Transcribe only the lines between the first line of the records and the line containing "bool bad = false;", inclusive, exactly as written.

─── Excerpted records

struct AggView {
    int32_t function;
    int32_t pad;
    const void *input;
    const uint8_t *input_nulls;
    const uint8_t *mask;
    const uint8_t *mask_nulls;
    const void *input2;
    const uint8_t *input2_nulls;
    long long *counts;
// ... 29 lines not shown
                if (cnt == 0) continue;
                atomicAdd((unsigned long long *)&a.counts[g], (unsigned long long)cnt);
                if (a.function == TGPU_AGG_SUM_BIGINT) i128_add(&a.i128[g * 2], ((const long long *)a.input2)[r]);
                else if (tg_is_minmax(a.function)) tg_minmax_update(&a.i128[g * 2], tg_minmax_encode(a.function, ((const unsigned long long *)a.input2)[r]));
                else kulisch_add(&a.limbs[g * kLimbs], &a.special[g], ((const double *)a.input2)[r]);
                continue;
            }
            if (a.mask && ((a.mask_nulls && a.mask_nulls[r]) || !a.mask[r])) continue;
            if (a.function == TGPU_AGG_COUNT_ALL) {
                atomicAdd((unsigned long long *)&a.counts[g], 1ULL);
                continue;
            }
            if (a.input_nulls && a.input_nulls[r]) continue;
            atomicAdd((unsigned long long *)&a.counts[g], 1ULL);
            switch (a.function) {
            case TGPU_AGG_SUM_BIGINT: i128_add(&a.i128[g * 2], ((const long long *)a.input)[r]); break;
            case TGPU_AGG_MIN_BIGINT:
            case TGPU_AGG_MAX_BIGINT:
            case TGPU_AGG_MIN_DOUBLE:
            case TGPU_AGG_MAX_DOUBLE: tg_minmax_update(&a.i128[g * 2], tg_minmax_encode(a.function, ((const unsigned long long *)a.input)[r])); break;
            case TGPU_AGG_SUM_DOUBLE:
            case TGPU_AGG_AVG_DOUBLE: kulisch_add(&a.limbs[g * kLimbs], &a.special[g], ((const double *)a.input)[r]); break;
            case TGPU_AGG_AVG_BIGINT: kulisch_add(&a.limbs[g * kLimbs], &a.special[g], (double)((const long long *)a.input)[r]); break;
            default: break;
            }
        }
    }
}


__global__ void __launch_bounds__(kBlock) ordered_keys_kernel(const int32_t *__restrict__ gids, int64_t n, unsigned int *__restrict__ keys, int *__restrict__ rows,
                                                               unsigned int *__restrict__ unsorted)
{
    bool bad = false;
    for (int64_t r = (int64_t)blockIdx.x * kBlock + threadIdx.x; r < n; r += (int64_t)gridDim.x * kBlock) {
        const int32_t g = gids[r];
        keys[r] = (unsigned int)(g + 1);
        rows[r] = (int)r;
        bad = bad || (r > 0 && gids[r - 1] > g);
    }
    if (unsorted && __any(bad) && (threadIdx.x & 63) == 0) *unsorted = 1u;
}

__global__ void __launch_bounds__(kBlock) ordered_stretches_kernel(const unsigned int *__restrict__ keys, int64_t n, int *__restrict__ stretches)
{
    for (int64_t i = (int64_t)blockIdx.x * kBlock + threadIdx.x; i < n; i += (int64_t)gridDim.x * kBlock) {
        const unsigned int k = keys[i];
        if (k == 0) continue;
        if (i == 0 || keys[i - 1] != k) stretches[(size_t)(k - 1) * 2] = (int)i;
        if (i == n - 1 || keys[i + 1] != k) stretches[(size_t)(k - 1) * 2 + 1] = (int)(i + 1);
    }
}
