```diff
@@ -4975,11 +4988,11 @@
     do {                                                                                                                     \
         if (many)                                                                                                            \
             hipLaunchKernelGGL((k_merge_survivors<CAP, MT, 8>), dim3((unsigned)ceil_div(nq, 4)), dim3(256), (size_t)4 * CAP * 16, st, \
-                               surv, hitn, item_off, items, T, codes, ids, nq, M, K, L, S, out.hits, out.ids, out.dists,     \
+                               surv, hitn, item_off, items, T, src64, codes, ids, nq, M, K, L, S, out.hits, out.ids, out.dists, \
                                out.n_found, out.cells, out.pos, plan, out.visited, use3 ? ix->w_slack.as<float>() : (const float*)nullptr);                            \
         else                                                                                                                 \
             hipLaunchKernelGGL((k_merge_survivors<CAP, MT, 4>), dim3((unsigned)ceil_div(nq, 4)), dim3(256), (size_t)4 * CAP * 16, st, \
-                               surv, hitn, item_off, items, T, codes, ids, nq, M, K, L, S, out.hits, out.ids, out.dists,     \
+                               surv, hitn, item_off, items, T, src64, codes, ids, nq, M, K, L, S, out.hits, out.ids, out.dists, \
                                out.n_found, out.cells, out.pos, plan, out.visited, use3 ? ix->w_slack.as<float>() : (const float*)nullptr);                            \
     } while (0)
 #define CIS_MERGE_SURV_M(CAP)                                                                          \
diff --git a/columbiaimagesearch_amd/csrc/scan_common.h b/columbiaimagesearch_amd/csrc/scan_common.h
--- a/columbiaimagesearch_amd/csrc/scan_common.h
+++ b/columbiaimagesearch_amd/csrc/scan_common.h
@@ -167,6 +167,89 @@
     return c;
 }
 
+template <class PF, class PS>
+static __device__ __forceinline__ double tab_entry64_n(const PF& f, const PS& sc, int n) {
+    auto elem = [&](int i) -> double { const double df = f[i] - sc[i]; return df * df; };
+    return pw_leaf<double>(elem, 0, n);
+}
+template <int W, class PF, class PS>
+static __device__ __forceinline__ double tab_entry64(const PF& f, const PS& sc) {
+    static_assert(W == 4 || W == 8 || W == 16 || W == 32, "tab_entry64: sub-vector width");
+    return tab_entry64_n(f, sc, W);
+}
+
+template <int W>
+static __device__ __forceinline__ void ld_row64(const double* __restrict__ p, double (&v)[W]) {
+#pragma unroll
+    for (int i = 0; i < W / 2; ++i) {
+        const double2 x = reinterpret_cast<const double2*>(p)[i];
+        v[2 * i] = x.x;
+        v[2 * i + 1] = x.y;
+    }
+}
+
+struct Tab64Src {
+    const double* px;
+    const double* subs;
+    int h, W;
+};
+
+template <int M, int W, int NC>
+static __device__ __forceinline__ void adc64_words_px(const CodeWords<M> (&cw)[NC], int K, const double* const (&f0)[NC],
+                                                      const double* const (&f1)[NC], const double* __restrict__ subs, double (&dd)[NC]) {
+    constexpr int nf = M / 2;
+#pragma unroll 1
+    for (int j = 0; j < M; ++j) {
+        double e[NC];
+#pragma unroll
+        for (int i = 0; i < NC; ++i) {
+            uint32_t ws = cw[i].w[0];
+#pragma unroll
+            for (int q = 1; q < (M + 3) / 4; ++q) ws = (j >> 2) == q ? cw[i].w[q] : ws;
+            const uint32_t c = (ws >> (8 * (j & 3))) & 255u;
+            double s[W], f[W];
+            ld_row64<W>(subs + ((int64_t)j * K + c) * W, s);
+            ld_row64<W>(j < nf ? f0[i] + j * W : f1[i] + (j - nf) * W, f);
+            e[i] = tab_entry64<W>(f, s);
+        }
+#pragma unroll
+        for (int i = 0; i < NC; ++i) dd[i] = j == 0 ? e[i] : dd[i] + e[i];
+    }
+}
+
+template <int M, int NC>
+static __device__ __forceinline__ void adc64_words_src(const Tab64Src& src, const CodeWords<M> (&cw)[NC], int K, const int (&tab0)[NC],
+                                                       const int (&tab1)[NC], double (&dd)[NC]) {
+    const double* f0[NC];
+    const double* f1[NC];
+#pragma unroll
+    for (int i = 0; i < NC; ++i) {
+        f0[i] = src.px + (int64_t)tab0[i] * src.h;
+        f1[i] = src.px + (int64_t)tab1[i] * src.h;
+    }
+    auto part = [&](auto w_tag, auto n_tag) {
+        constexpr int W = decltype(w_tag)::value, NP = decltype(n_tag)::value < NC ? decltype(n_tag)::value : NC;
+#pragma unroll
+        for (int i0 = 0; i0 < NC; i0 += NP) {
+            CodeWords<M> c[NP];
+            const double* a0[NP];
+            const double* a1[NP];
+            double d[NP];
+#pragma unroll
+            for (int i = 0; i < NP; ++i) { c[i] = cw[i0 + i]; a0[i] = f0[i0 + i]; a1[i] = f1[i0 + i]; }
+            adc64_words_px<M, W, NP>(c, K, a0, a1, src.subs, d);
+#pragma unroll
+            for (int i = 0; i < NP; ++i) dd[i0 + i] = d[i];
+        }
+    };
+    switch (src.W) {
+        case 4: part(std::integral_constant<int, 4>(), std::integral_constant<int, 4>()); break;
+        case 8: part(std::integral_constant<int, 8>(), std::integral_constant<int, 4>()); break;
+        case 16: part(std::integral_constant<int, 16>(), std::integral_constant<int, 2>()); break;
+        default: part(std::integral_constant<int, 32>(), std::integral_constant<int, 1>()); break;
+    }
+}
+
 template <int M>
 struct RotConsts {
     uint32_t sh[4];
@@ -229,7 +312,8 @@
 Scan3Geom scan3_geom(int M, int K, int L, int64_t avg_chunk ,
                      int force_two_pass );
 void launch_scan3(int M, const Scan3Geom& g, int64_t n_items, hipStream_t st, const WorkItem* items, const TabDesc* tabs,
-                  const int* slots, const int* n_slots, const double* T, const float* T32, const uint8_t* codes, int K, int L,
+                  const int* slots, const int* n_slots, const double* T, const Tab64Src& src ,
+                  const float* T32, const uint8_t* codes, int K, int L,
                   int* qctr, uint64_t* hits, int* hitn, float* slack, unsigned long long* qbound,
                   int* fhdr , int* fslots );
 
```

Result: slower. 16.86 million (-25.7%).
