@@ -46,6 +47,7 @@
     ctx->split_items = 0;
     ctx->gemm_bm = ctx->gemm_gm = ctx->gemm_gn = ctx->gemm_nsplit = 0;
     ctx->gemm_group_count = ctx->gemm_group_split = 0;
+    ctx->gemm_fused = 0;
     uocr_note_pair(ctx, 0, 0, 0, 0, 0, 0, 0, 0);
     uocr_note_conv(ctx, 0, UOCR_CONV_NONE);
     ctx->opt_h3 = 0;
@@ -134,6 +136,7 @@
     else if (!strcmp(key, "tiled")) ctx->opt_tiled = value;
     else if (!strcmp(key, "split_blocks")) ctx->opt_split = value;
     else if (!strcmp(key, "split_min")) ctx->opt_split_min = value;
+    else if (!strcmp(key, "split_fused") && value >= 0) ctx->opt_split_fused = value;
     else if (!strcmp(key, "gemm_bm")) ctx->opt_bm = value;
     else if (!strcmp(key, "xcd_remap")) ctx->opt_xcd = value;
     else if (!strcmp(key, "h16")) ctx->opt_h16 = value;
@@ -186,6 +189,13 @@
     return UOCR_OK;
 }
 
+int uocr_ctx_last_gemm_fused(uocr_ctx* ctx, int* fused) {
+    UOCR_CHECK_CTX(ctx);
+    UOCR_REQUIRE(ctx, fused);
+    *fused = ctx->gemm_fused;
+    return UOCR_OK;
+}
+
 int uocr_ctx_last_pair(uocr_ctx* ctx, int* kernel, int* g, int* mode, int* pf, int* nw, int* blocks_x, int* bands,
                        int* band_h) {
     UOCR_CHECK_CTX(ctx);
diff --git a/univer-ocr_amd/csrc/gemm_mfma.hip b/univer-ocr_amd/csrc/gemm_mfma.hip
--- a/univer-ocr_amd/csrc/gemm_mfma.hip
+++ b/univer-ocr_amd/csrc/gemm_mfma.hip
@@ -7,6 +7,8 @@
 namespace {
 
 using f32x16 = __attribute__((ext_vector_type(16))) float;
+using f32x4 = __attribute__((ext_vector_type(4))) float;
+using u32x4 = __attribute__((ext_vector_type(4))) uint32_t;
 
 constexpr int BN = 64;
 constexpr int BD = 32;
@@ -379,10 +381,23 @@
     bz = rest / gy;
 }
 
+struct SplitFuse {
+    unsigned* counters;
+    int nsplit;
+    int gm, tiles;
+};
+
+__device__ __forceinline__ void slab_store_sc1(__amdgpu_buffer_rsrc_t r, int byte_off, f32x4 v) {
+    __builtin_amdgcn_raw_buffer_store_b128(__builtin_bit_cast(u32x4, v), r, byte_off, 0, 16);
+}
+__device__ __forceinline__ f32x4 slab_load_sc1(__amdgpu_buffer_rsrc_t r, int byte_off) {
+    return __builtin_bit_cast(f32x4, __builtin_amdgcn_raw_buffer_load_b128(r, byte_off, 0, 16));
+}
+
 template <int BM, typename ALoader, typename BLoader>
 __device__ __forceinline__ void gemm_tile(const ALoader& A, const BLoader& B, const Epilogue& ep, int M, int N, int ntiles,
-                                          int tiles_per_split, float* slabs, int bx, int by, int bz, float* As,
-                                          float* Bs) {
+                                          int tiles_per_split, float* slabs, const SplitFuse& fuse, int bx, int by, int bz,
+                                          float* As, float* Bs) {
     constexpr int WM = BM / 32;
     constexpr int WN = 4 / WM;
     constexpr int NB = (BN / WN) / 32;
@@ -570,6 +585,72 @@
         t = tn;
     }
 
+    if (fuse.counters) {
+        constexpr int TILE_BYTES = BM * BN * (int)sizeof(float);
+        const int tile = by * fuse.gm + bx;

──────

Result of this task -
struct AggView {
    int32_t function;
    int32_t pad;
    const void *input;
    const uint8_t *input_nulls;
    const uint8_t *mask;
    const uint8_t *mask_nulls;
    const void *input2;
    const uint8_t *input2_nulls;
    long long *counts;
// ... 29 lines not shown
                if (cnt == 0) continue;
                atomicAdd((unsigned long long *)&a.counts[g], (unsigned long long)cnt);
                if (a.function == TGPU_AGG_SUM_BIGINT) i128_add(&a.i128[g * 2], ((const long long *)a.input2)[r]);
                else if (tg_is_minmax(a.function)) tg_minmax_update(&a.i128[g * 2], tg_minmax_encode(a.function, ((const unsigned long long *)a.input2)[r]));
                else kulisch_add(&a.limbs[g * kLimbs], &a.special[g], ((const double *)a.input2)[r]);
                continue;
            }
            if (a.mask && ((a.mask_nulls && a.mask_nulls[r]) || !a.mask[r])) continue;
            if (a.function == TGPU_AGG_COUNT_ALL) {
                atomicAdd((unsigned long long *)&a.counts[g], 1ULL);
                continue;
            }
            if (a.input_nulls && a.input_nulls[r]) continue;
            atomicAdd((unsigned long long *)&a.counts[g], 1ULL);
            switch (a.function) {
            case TGPU_AGG_SUM_BIGINT: i128_add(&a.i128[g * 2], ((const long long *)a.input)[r]); break;
            case TGPU_AGG_MIN_BIGINT:
            case TGPU_AGG_MAX_BIGINT:
            case TGPU_AGG_MIN_DOUBLE:
            case TGPU_AGG_MAX_DOUBLE: tg_minmax_update(&a.i128[g * 2], tg_minmax_encode(a.function, ((const unsigned long long *)a.input)[r])); break;
            case TGPU_AGG_SUM_DOUBLE:
            case TGPU_AGG_AVG_DOUBLE: kulisch_add(&a.limbs[g * kLimbs], &a.special[g], ((const double *)a.input)[r]); break;
            case TGPU_AGG_AVG_BIGINT: kulisch_add(&a.limbs[g * kLimbs], &a.special[g], (double)((const long long *)a.input)[r]); break;
            default: break;
            }
        }
    }
}


__global__ void __launch_bounds__(kBlock) ordered_keys_kernel(const int32_t *__restrict__ gids, int64_t n, unsigned int *__restrict__ keys, int *__restrict__ rows,
                                                               unsigned int *__restrict__ unsorted)
{
    bool bad = false;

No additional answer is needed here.